Under this regime, if we postulate a new species _Homo superior_ with, for
instance, the mutant ability to read and write text messages while also being
fully aware of its surroundings, the earliest known bearer of the mutant gene
would likely be chosen as the exemplar. If this person died and was not
preserved in any way, we might be able to reconstruct a model of their genome
via gene sequencing analyses, which would clearly show the mutant gene.

It would hybridize with _Homo sapiens_ , the parent species. Children lacking
the mutant gene would be indistinguishable from H. sapiens. Children with it
would clearly be able to trace lineage to the exemplar.

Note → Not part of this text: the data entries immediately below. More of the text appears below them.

__global__ __launch_bounds__(256) void k_bbox(const float *__restrict__ x, const float *__restrict__ y,
                                              const float *__restrict__ z, uint32_t n, uint32_t *bbox)
{
    const float inf = __int_as_float(0x7f800000);
    float lo[3] = {inf, inf, inf}, hi[3] = {-inf, -inf, -inf};
    for (uint32_t i = blockIdx.x * blockDim.x + threadIdx.x; i < n; i += gridDim.x * blockDim.x) {
        float v[3] = {x[i], y[i], z[i]};
#pragma unroll
        for (int k = 0; k < 3; k++) {
            if (!(fabsf(v[k]) < inf)) { lo[k] = -inf; hi[k] = inf; }
            lo[k] = fminf(lo[k], v[k]); hi[k] = fmaxf(hi[k], v[k]);
        }
    }
// ... 170 lines not shown

__global__ __launch_bounds__(256) void k_deinterleave3(const float *__restrict__ raw, size_t row_stride, size_t offset, uint32_t n,
                                                       float *__restrict__ x, float *__restrict__ y, float *__restrict__ z)
{
    const uint32_t i = blockIdx.x * blockDim.x + threadIdx.x;
    if (i >= n) return;
    const float *r = raw + (size_t)i * row_stride + offset;
    x[i] = r[0]; y[i] = r[1]; z[i] = r[2];
}

void launch_deinterleave3(const float *raw, size_t row_stride, size_t offset, uint32_t n, float *x, float *y, float *z, hipStream_t s)
{
    hipLaunchKernelGGL(k_deinterleave3, dim3((n + 255) / 256), dim3(256), 0, s, raw, row_stride, offset, n, x, y, z);
}

__global__ __launch_bounds__(256) void k_gather_soa(CloudSoA src, const uint32_t *__restrict__ order, uint32_t n, CloudSoA dst)
{
    uint32_t i = blockIdx.x * blockDim.x + threadIdx.x;
    if (i >= n) return;
    uint32_t j = order[i];
    dst.x[i] = src.x[j]; dst.y[i] = src.y[j]; dst.z[i] = src.z[j];
    dst.nx[i] = src.nx[j]; dst.ny[i] = src.ny[j]; dst.nz[i] = src.nz[j];
}

__global__ __launch_bounds__(256) void k_unpermute(CloudSoA cur, const uint32_t *__restrict__ order, uint32_t n,
                                                   float *xyz, float *nrm)
{
    uint32_t i = blockIdx.x * blockDim.x + threadIdx.x;
    if (i >= n) return;
    uint32_t r = order ? order[i] : i;
    if (xyz) { xyz[3 * (size_t)r] = cur.x[i]; xyz[3 * (size_t)r + 1] = cur.y[i]; xyz[3 * (size_t)r + 2] = cur.z[i]; }
    if (nrm) { nrm[3 * (size_t)r] = cur.nx[i]; nrm[3 * (size_t)r + 1] = cur.ny[i]; nrm[3 * (size_t)r + 2] = cur.nz[i]; }
}

__global__ __launch_bounds__(256) void k_corr_out(const int32_t *__restrict__ pos, const unsigned long long *__restrict__ best64,
                                                  const float *__restrict__ d2, const float4 *__restrict__ tq,
                                                  const uint32_t *__restrict__ src_order, uint32_t n, int mode,
                                                  uint32_t tgt_offset, int32_t *idx_out, float *d2_out,
                                                  const uint32_t *__restrict__ trim_keys, uint32_t trim_tau)
{
    uint32_t i = blockIdx.x * blockDim.x + threadIdx.x;
    if (i >= n) return;
    uint32_t r = src_order ? src_order[i] : i;
    int32_t row = -1;
    if (mode == 0) row = (int32_t)(tgt_offset + i);
    else if (mode == 1) { unsigned long long b = best64[i]; row = (b == ~0ull) ? -1 : (int32_t)(uint32_t)(b & 0xFFFFFFFFull); }
    else { int32_t p = pos[i]; row = (p < 0) ? -1 : __float_as_int(tq[p].w); }
    if (trim_keys && trim_keys[i] > trim_tau) row = -1;
    if (idx_out) idx_out[r] = row;
    if (d2_out) d2_out[r] = d2 ? d2[i] : 0.0f;
}

__global__ __launch_bounds__(256) void k_level_hist(const uint32_t *__restrict__ keys, uint32_t n, uint32_t *hist16)
{
    __shared__ uint32_t h[16];
    if (threadIdx.x < 16) h[threadIdx.x] = 0;
    __syncthreads();
    for (uint32_t i = blockIdx.x * blockDim.x + threadIdx.x + 1; i < n; i += gridDim.x * blockDim.x) {
        uint32_t x = keys[i] ^ keys[i - 1];
        if (x) {
            int b = 31 - __clz((int)x);
            int lvl = kMortonBits - b / 3;
            atomicAdd(&h[lvl], 1u);
        }
    }
    __syncthreads();
    if (threadIdx.x < 16 && h[threadIdx.x]) atomicAdd(hist16 + threadIdx.x, h[threadIdx.x]);
}

__global__ __launch_bounds__(256) void k_cell_table(const uint32_t *__restrict__ keys, uint32_t n, int shift, int top_shift,
                                                    const uint32_t *__restrict__ nid_top, uint32_t *ctop, uint2 *cells)
{
    uint32_t i = blockIdx.x * blockDim.x + threadIdx.x;
    if (i >= n) return;
    const uint32_t c = keys[i] >> shift;
    const bool top_start = i == 0 || (top_shift < 30 && (keys[i - 1] >> top_shift) != (keys[i] >> top_shift));
    const uint32_t block = nid_top[i] - (top_start ? 0u : 1u);
    if (top_start) ctop[top_shift < 30 ? (keys[i] >> top_shift) : 0u] = block;
    uint2 *slot = cells + (size_t)block * 512u + (c & 511u);
    if (i == 0 || (keys[i - 1] >> shift) != c) slot->x = i;
    if (i == n - 1 || (keys[i + 1] >> shift) != c) slot->y = i + 1;
}

__global__ __launch_bounds__(256) void k_leaf_boxes(const float4 *__restrict__ tq, uint32_t n, float4 *boxes, uint32_t nleaf_padded)
{
    uint32_t l = blockIdx.x * blockDim.x + threadIdx.x;
    if (l >= nleaf_padded) return;
    const float inf = __int_as_float(0x7f800000);
    float4 lo = make_float4(inf, inf, inf, 0.f), hi = make_float4(-inf, -inf, -inf, 0.f);
    uint32_t j0 = l * kLeaf;
    for (uint32_t j = j0; j < j0 + kLeaf && j < n; j++) {
        float4 q = tq[j];
        lo.x = fminf(lo.x, q.x); lo.y = fminf(lo.y, q.y); lo.z = fminf(lo.z, q.z);
        hi.x = fmaxf(hi.x, q.x); hi.y = fmaxf(hi.y, q.y); hi.z = fmaxf(hi.z, q.z);
    }
    boxes[2 * (size_t)l] = lo; boxes[2 * (size_t)l + 1] = hi;
}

Without barriers to breeding, the new species might just invisibly replace the
parent species as a non-branching successor. In this case, we might just let
it keep the same species name, and retcon the original mutation into the
appearance of a subspecies.

The fossil record makes selection of exemplars easier, because in many cases,
only one instance even exists. Only one tooth found in Denisov cave. Only one
Taung skull found.

If there is no gene in _Canis rufus_ that is unique to a single species
exemplar, there is no unique species left. Even if it ever was its own
species, having a purely theoretical exemplar with only a few known genes,
_right now_ it is just a _lupus-latrans_ hybrid.

So for me, a species would be defined by the presence of one or more specific
genes. Those genes could be determined by sequencing DNA from actual remains,
or inferred by analysis of living members of the species.

Being able to interbreed fertile offspring seems to me to be more like a
_genus_ -level thing, because that seems pretty common in plants.